Dataset items:
......

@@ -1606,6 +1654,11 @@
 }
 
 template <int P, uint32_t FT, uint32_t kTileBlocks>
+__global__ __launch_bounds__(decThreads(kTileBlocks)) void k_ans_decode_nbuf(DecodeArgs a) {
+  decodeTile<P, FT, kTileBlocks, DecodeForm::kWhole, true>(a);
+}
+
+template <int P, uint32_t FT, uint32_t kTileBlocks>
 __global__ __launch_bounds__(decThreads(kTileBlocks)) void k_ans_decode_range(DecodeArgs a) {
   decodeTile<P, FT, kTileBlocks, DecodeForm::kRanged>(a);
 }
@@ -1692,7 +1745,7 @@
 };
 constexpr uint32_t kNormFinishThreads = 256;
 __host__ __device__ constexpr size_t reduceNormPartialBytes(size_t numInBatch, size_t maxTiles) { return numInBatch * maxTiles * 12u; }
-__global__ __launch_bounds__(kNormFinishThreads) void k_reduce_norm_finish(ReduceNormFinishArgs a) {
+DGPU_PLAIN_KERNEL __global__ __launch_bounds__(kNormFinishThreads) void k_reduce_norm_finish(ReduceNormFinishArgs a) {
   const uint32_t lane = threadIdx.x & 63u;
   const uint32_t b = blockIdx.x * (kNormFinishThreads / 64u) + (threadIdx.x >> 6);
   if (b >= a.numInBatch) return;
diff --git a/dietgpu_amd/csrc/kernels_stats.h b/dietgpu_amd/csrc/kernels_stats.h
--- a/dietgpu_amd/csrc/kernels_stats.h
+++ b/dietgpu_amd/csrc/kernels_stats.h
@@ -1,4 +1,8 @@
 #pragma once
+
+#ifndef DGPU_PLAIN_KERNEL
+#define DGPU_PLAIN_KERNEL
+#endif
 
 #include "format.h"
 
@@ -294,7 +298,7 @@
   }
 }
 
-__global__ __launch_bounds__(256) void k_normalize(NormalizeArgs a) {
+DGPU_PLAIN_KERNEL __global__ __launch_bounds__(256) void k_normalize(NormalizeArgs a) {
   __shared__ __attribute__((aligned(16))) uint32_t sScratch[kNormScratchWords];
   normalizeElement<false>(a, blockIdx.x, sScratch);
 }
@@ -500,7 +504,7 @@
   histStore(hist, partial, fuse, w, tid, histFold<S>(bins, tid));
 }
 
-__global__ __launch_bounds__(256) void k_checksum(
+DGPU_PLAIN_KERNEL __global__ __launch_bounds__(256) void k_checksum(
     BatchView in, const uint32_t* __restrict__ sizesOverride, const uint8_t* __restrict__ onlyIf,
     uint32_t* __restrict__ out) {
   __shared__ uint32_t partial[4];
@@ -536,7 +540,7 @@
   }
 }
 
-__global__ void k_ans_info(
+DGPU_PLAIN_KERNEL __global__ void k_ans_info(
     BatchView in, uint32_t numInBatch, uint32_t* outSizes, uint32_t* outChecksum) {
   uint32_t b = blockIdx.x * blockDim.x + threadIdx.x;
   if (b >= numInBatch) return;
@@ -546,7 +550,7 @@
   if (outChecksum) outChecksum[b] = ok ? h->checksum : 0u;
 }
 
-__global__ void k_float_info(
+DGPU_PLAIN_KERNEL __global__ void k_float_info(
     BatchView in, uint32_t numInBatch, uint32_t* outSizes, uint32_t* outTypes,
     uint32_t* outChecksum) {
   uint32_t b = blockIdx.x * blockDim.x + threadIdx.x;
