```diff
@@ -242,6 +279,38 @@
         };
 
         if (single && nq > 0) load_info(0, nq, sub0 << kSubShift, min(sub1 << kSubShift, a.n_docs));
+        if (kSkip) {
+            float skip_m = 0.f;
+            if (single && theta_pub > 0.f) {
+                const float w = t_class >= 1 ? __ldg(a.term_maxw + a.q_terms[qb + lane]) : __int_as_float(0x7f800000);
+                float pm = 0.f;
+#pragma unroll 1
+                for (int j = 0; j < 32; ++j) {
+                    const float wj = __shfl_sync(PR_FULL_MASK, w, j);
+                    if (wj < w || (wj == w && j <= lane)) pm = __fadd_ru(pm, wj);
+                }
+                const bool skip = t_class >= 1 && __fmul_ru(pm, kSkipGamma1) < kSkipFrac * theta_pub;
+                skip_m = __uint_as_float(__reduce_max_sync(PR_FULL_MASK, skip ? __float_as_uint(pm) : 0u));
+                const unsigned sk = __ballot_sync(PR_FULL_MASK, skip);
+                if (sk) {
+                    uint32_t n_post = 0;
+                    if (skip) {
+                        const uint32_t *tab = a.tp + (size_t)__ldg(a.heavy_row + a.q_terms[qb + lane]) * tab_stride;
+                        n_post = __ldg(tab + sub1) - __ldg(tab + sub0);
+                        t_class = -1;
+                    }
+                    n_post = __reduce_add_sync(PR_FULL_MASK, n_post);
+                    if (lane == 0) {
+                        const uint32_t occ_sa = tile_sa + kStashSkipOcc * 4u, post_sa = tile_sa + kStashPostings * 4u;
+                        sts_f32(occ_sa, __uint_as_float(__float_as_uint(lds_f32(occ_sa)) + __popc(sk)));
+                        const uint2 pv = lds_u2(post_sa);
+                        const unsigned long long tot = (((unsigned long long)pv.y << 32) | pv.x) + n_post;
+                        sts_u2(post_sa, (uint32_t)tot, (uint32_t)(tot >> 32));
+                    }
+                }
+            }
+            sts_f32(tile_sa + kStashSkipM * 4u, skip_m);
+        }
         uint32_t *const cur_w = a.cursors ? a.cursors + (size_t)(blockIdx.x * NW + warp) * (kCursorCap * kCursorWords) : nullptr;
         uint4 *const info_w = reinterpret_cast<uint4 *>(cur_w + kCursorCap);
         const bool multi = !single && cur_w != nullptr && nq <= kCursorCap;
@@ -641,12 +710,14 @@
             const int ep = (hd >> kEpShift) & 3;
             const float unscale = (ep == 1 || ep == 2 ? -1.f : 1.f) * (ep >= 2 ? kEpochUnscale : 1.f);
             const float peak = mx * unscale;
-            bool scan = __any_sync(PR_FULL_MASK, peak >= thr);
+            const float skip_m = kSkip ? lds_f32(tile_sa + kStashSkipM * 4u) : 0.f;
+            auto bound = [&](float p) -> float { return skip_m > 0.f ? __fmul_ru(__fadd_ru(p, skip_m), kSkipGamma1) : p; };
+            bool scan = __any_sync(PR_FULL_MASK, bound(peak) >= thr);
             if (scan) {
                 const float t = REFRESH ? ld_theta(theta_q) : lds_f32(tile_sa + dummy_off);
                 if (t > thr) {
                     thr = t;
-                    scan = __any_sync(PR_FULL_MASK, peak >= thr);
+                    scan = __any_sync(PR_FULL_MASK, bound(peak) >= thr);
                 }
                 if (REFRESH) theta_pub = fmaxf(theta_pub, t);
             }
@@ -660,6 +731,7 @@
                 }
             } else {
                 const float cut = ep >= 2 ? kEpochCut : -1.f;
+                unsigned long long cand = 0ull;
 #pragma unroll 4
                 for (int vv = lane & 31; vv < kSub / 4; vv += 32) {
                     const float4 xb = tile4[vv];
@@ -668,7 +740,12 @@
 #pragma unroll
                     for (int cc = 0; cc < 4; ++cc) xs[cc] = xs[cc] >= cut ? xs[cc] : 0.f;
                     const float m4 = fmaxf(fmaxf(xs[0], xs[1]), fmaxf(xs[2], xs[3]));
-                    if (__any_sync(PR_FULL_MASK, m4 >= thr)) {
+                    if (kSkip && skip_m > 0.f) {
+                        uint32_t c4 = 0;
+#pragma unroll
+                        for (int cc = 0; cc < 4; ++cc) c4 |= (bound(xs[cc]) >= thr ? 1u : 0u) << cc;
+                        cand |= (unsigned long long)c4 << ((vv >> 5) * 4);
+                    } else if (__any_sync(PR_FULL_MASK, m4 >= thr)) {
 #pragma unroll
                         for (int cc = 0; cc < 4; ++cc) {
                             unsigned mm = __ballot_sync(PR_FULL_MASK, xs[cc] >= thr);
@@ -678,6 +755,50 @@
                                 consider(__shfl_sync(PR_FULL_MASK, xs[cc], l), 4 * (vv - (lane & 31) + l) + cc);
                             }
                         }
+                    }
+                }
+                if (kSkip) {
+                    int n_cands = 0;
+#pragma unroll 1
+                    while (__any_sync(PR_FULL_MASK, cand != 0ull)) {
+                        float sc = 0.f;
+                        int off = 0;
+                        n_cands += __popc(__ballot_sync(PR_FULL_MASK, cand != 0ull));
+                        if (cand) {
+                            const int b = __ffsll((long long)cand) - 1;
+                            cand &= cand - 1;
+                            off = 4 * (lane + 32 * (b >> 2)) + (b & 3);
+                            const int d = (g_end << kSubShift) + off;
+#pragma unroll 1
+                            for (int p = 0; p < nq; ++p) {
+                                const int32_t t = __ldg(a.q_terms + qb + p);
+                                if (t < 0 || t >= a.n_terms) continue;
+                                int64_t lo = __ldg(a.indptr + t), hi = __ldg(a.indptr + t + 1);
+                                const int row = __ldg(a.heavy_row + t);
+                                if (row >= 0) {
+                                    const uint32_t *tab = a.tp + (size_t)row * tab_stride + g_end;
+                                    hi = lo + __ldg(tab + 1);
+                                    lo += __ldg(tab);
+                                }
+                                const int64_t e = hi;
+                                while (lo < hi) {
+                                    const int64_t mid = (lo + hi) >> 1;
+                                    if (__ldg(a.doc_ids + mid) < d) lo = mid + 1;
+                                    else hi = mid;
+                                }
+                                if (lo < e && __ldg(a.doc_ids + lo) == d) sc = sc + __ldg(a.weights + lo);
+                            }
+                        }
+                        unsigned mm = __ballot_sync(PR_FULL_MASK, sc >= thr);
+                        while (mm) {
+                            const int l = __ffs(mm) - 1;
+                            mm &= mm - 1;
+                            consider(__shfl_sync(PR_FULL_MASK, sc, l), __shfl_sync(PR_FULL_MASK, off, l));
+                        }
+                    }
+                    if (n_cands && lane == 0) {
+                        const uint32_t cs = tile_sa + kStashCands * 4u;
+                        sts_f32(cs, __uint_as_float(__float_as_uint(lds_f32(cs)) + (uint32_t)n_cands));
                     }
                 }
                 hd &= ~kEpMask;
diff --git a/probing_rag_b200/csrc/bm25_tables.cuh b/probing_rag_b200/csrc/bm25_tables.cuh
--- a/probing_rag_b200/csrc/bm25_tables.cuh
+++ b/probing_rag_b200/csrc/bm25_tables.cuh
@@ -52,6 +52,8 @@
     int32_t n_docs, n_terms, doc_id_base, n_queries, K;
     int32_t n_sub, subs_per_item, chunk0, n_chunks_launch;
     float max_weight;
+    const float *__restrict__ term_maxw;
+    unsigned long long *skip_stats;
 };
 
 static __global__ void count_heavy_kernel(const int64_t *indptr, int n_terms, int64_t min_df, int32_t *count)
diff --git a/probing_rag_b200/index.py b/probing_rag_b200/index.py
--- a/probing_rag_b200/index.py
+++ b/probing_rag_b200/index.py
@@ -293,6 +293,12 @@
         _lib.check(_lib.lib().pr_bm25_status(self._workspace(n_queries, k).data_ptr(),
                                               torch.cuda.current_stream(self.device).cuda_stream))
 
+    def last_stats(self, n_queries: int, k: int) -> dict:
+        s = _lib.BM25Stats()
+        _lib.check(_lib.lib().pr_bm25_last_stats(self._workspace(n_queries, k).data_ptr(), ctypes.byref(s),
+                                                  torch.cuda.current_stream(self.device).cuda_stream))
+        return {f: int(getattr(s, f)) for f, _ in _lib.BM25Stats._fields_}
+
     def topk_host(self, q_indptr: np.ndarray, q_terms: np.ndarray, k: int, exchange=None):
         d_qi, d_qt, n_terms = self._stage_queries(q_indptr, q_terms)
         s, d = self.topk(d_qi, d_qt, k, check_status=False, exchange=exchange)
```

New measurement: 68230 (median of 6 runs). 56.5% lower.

......

Task goal
Which lines in the records above contain the string "unsigned"? Copy each one.

Task output
+                const unsigned sk = __ballot_sync(PR_FULL_MASK, skip);
+                        const unsigned long long tot = (((unsigned long long)pv.y << 32) | pv.x) + n_post;
+                unsigned long long cand = 0ull;
+                        cand |= (unsigned long long)c4 << ((vv >> 5) * 4);
                             unsigned mm = __ballot_sync(PR_FULL_MASK, xs[cc] >= thr);
+                        unsigned mm = __ballot_sync(PR_FULL_MASK, sc >= thr);
+    unsigned long long *skip_stats;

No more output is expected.